First and foremost is the lack of background services. I'm an avid Rdio
(<http://rdio.com/>) user, and while the app works well, it can't play in the
background. Want to listen to it and check a text message? Sorry, no dice. I'm
assuming this is coming with multitasking in Mango, but we'll see.

While the browser works damn well (really, why can't IE on the desktop not
suck, if they can pull this off?), there are a few things that irritate me.
There are two big ones: wide comments on HN (e.g. in a code block) completely
break the zooming of the page, so you have to scroll back and forth to read
any comment; if you're on, say, a HN thread, then go check an email and come
back by clicking the IE tile rather than hitting the back button, hitting the
back button then brings you back to the home screen, with no way of actually
going to the previous page (history seems to only exist in the back button
functionality).

And since my only test hardware has been the HD7, I should point out that it
likes to reboot.
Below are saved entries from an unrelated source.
class LNArgs(C.Structure):
    _fields_ = [('x', C.c_void_p), ('M', C.c_int32), ('C', C.c_int32), ('eps', C.c_float), ('gamma', C.c_void_p),
                ('beta', C.c_void_p), ('y_f16', C.c_void_p), ('y_is_f32', C.c_int32)]


class AttnArgs(C.Structure):
    _fields_ = [('qkv', C.c_void_p), ('B', C.c_int32), ('Ntok', C.c_int32), ('heads', C.c_int32),
                ('dhead', C.c_int32), ('scale', C.c_float), ('out_f16', C.c_void_p)]


class GegluArgs(C.Structure):
    _fields_ = [('h_f32', C.c_void_p), ('M', C.c_int32), ('C4', C.c_int32), ('out_f16', C.c_void_p), ('out_is_f32', C.c_int32)]


class RowSelArgs(C.Structure):
    _fields_ = [('table', C.c_void_p), ('stride', C.c_int32), ('step', C.c_void_p), ('out', C.c_void_p),
                ('out_ld', C.c_int32), ('rows', C.c_int32), ('n', C.c_int32)]


class CopyArgs(C.Structure):
    _fields_ = [('dst', C.c_void_p), ('src', C.c_void_p), ('bytes', C.c_size_t), ('rows', C.c_int32),
                ('dst_pitch', C.c_size_t), ('src_pitch', C.c_size_t)]


class ToClArgs(C.Structure):
    _fields_ = [('x', C.c_void_p), ('O', C.c_int32), ('C', C.c_int32), ('V', C.c_int32), ('Cpad', C.c_int32),
                ('out', C.c_void_p), ('out_is_f32', C.c_int32)]


class StemArgs(C.Structure):
    _fields_ = [('x', C.c_void_p), ('w0', C.c_void_p), ('b0', C.c_void_p), ('w1', C.c_void_p), ('b1', C.c_void_p),
                ('scratch', C.c_void_p), ('out', C.c_void_p), ('O', C.c_int32), ('Cin', C.c_int32), ('x_ostride', C.c_int32)]


class VQArgs(C.Structure):
    _fields_ = [('z', C.c_void_p), ('codebook', C.c_void_p), ('lut', C.c_void_p), ('O', C.c_int32), ('V', C.c_int32),
                ('n_embed', C.c_int32), ('Cpad', C.c_int32), ('idx_out', C.c_void_p), ('out_f16', C.c_void_p)]


class BlendArgs(C.Structure):
    _fields_ = [('x', C.c_void_p), ('x0', C.c_void_p), ('mask', C.c_void_p), ('noise', C.c_void_p), ('noise_stride', C.c_int32),
                ('tab', C.c_void_p), ('step', C.c_void_p), ('O', C.c_int32), ('n', C.c_int32)]

OP_PLMS, OP_PLMS_FIRST_A, OP_PLMS_FIRST_B = 23, 24, 25
OP_DDIM_ROWS = 27


OP_DDIM_BLEND_VOX = 28


class BlendVoxArgs(C.Structure):
    _fields_ = [('x', C.c_void_p), ('x0', C.c_void_p), ('mask', C.c_void_p), ('noise', C.c_void_p), ('noise_stride', C.c_int32),
                ('tab', C.c_void_p), ('step', C.c_void_p), ('O', C.c_int32), ('C', C.c_int32), ('V', C.c_int32)]


class PlmsArgs(C.Structure):
    _fields_ = [('x', C.c_void_p), ('eps', C.c_void_p), ('eps_nslab', C.c_int32), ('eps_slab_stride', C.c_int32),
                ('coef', C.c_void_p), ('coef_stride', C.c_int32), ('n', C.c_int32), ('step', C.c_void_p),
                ('inc_step', C.c_int32), ('ring_stride', C.c_int32), ('ring', C.c_void_p), ('xsave', C.c_void_p)]


class DdpmKeepArgs(C.Structure):
    _fields_ = [('x', C.c_void_p), ('eps', C.c_void_p), ('eps_nslab', C.c_int32), ('eps_slab_stride', C.c_int32),
                ('noise', C.c_void_p), ('noise_stride', C.c_int32),
                ('coef', C.c_void_p), ('coef_stride', C.c_int32), ('step', C.c_void_p), ('n', C.c_int32),
                ('inc_step', C.c_int32), ('clip_x0', C.c_int32),
                ('x0', C.c_void_p), ('mask', C.c_void_p), ('keep_noise', C.c_void_p), ('keep_noise_stride', C.c_int32),
                ('tab', C.c_void_p), ('n_tab', C.c_int32), ('row', C.c_int32)]


class ConvC1Args(C.Structure):
    _fields_ = [('x', C.c_void_p), ('w', C.c_void_p), ('bias', C.c_void_p), ('out_f32', C.c_void_p), ('out_f16', C.c_void_p),
                ('O', C.c_int32), ('D', C.c_int32), ('H', C.c_int32), ('W', C.c_int32), ('N', C.c_int32)]


class _OpU(C.Union):
    _fields_ = [('linear', LinearArgs), ('update', UpdateArgs), ('copy', CopyArgs), ('conv', ConvArgs),
                ('gn', GNArgs), ('ln', LNArgs), ('attn', AttnArgs), ('geglu', GegluArgs), ('tocl', ToClArgs),
                ('stem', StemArgs), ('vq', VQArgs), ('rowsel', RowSelArgs), ('blend', BlendArgs), ('conv_c1', ConvC1Args),
                ('keep', DdpmKeepArgs), ('plms', PlmsArgs), ('blend_vox', BlendVoxArgs)]


class Op(C.Structure):
    _fields_ = [('kind', C.c_int32), ('lane', C.c_int32), ('u', _OpU)]


class BufferDesc(C.Structure):
    _fields_ = [('ptr', C.c_void_p), ('bytes', C.c_size_t)]


class RegionDesc(C.Structure):
    _fields_ = [('name', C.c_char * 32), ('ptr', C.c_void_p), ('bytes', C.c_size_t)]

A lot. I think this is related to the poor microSD slot,
which allows the card to slip out and cause things to not be accessible and
causes crashes -- unfortunately, it's behind a warranty-voiding-seal panel,
and if it comes out for good, you're SOL. This happened to my first HD7 about
a week after I got it, but thankfully hasn't happened to that extent yet.

Outside of these things, I really haven't looked back since switching from
Android. The interface is beautiful and intuitive, the apps are _damn_ fast,
and overall I'm very happy with it.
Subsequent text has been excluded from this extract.